I turn off the lights to make it easier
to picture her on the train between
her district and my own.
The windows are pointless, showing only
the neglected rusted walls of all our man made
mistakes, but without them things would just be
more enclosed.
The lowest on the corner store totem pole
props the back door open with a plastic crate
well after closing time, and carries bags of trash
over his shoulder. He is not really there and all
the weight left on his back is just a consequence
of the limits kept on real imagination.
Self taught young witches do their best to break
old spells that on the surface never could be proven
true, but still they draw their symbols on the printer paper
stolen from the lab right off the lobby.
The lights are on so they can see each other’s bodies
because the magic is beneath what they conceal.

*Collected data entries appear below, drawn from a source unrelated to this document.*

# nncarlson/nka

Hardware: AMD Instinct MI355X
Metric: NKA updates/sec + achieved HBM GB/s at n=1e8, m=20 fp64; 1/2/4/8 GPUs (higher is better)
Workload: dtype f64

## Files before the change

### nka_amd/csrc/handles.hpp

```cpp
#pragma once

#include "../../include/nka_hip.h"
#include "../../include/nka_hip_ext.h"
#include "../../include/nka_hip_vec.h"
#include "nka_kernels.hpp"
#include "host_logic.hpp"
#include "rccl_dl.hpp"

#include <hip/hip_runtime.h>

#include <cstdint>
#include <string>
#include <vector>

namespace nka_detail {
int set_error(int code, const std::string &msg);
std::string last_error();
bool &span_check_failed();
int check_device_span(const void *p, int64_t n, const char *what);
void invalidate_span_cache();
void register_allocation(const void *p, size_t bytes, const void *owner);
void unregister_owner(const void *owner);
void unregister_allocation(const void *p);

// ... 41 lines not shown
  bool swap_pending = false;
  int64_t swap_seq = 0;
  const double *last_acc = nullptr;
  std::vector<void *> extra_allocs;
  nka_host::BufferBook book;
  bool captured = false;
  bool solve63_raised = false;
  bool poisoned = false;
  int num_cu = 256;
  int bpc[2] = {0, 0};
  char devname[64] = {0};
  int pa_pipe = -1;
  int pb_pipe = -1;
  int pb_flags = 0;
  int pb_tile = -1;
  int pb_tickets = -1;
  double *chain_pred = nullptr;
  void *chain_summ = nullptr;
  long long chain_cap = 0;
  int chain_many = -1;
  int chain_walk = 0;
  int fail_after_solve = 0;
  int prime_pad = -1;
  bool state_in_global = false;
  bool serial_solve = false;
  int sum_order = NKA_HIP_SUMS_AUTO;
  bool debug = false;
  nka_hip_allreduce_fn allreduce = nullptr;
  void *allreduce_ctx = nullptr;
  ncclComm_t comm = nullptr;
  nka::P2P p2p{};
  void *p2p_mail = nullptr;
  std::vector<void *> p2p_opened;
  void *p2p_dev = nullptr;
  int p2p_ranks = 0;
  bool p2p_fused = false;
  int pa_normed = 0;
  int shard_rank = -1, shard_n = 0;
  bool needs_comm = false;
  nka_hip_host_dot_fn host_dot = nullptr;
  void *host_dot_ctx = nullptr;
  int timing_cap = 0;
  int64_t timing_count = 0;
  int timing_stride = 1;
  int64_t update_seq = 0;
  bool timing_this = false;
// ... 21 lines not shown
```

### nka_amd/csrc/lab.hip

```cpp
#include "handles.hpp"
#include "../../include/nka_hip_diag.h"

#include <algorithm>
#include <string>

using namespace nka;
using namespace nka_detail;

extern "C" {

int nka_hip_get_stamps(nka_hip_t a, double *out16) {
  if (!a || !out16) return fail(NKA_HIP_EINVAL, "null argument");
  HIP_TRY(hipSetDevice(a->device));
  HIP_TRY(hipMemcpyAsync(out16, a->ctl.stamps(), sizeof(double) * kStamps, hipMemcpyDeviceToHost, a->stream));
  HIP_TRY(hipStreamSynchronize(a->stream));
  return 0;
}

int nka_hip_set_grid(nka_hip_t a, int32_t pa, int32_t pb) {
  if (!a) return fail(NKA_HIP_EINVAL, "null handle");
  const int32_t v[2] = {pa, pb};
  for (int i = 0; i < 2; i++) {
    if (v[i] < 0 || v[i] * a->num_cu > kMaxGrid) return fail(NKA_HIP_EINVAL, "blocks per CU out of range");
    a->bpc[i] = v[i];
// ... 73 lines not shown
  } else if (k == "pa_pipe") {
    if (value != -1 && value != 0 && !(value > 200 && value <= 204))
      return fail(NKA_HIP_EINVAL, "pa_pipe: -1 (auto), 0 (every load of a tile in flight), 201..204 (rolling window, 1..4 blocks per CU)");
    a->pa_pipe = value;
  } else if (k == "pb_tile") {
    if (value != -1 && value != 1 && value != 2) return fail(NKA_HIP_EINVAL, "pb_tile: -1 (auto), 1, 2");
    a->pb_tile = value;
  } else if (k == "pb_tickets") {
    if (value != -1 && value != 0 && value != 1 && value != 2 && value != 4 && value != 8)
      return fail(NKA_HIP_EINVAL, "pb_tickets: -1 (auto), 0 (static tile mapping), 1, 2, 4, 8 (ticket counters)");
    a->pb_tickets = value;
  } else if (k == "fail_after_solve") {
    a->fail_after_solve = value != 0;
  } else if (k == "prime_pad") {
    if (value < -1 || value > 1) return fail(NKA_HIP_EINVAL, "prime_pad: -1, 0, 1");
    a->prime_pad = value;
  } else if (k == "chain_many") {
    if (value < -1 || value > 1) return fail(NKA_HIP_EINVAL, "chain_many: -1, 0, 1");
    a->chain_many = value;
  } else if (k == "chain_walk") {
    a->chain_walk = value != 0;
  } else if (k == "serial_solve") {
    a->serial_solve = value != 0;
  } else if (k == "list_word") {
    a->word_off = value == 0;
  } else {
    return fail(NKA_HIP_EINVAL, "unknown tuning key: " + k);
  }
  return 0;
}

int nka_hip_vec_set_tuning(nka_hip_vec_ws_t ws, const char *key, int32_t value) {
  if (!ws || !key) return fail(NKA_HIP_EINVAL, "null argument");
  if (std::string(key) == "tickets") {
    if (value != -1 && value != 0 && value != 1 && value != 2 && value != 4 && value != 8)
      return fail(NKA_HIP_EINVAL, "tickets: -1 (auto), 0 (static tile mapping), 1, 2, 4, 8 (ticket counters)");
    ws->ticket_groups = value;
    return 0;
  }
  return fail(NKA_HIP_EINVAL, std::string("unknown tuning key: ") + key);
}

}
```

### nka_amd/csrc/nka_hip.hip

```cpp
#include "handles.hpp"

#include <dlfcn.h>

#include <algorithm>
#include <atomic>
#include <chrono>
#include <cmath>
#include <cstdio>
#include <cstdlib>
#include <cstring>
#include <map>
#include <mutex>
#include <set>
#include <string>
#include <vector>

using namespace nka;

namespace {
thread_local std::string g_err;
}

namespace nka_detail {
int set_error(int code, const std::string &msg) {
// ... 314 lines not shown
constexpr int kTimingEvents = 4;

int list_bound_now(nka_hip_state *a) {
  if (a->word_off || !a->list_word) return a->list_ub;
  const unsigned long long w = __atomic_load_n(a->list_word, __ATOMIC_ACQUIRE);
  return nka_host::list_bound_from_word(a->list_ub, w, a->seq, a->word_valid_after, a->relaxed_after);
}

constexpr size_t kMaxDynamicLds = 160 * 1024;
constexpr int kMaxMvec = 140;
static_assert(lst_smem_bytes(kMaxMvec) <= kMaxDynamicLds && lst_smem_bytes(kMaxMvec + 1) > kMaxDynamicLds,
              "kMaxMvec out of step with lst_smem_bytes");

int record(nka_hip_state *a, int i) {
  if (i == 0) a->timing_this = a->timing_cap > 0 && (a->update_seq++ % a->timing_stride) == 0;
  if (!a->timing_this) return 0;
  const int slot = (int)(a->timing_count % a->timing_cap);
  HIP_TRY(hipEventRecord(a->ev[(size_t)slot * kTimingEvents + i], a->stream));
  return 0;
}

}

extern "C" {

const char *nka_hip_last_error(void) { return g_err.c_str(); }

void nka_hip_invalidate_pointer_cache(void) { nka_detail::invalidate_span_cache(); }
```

An open mic is prepared on a plywood stage
in the corner of a comic store where no one ever pays.
The complicated coffee making equipment behind
the counter is all salvaged from antique stores,
and is mostly there for show, while all the workers
brew the real thing in the back with something
far much more conventional.
The wheels on her skate board consist of two
different colors lined up diagonally, and the graphic
behind them is just a tribute to the tattoo on her back,
which was an “X” made out of ink that conformed
to all the curves and didn’t fight them.
She rode the final stretch back home by carving
back and forth across the open empty street,
and unlocked her door with a butter knife,
she had magnetized discretely, to a spot
among the second floor’s imitation of a railing.
There was never any sleep where she grew up,
but with any luck it would just show up
when she needed it like a friend out on the highway
when you’ve finally broken down,
and the whole town seems to laugh without
the courtesy of stopping in their tracks.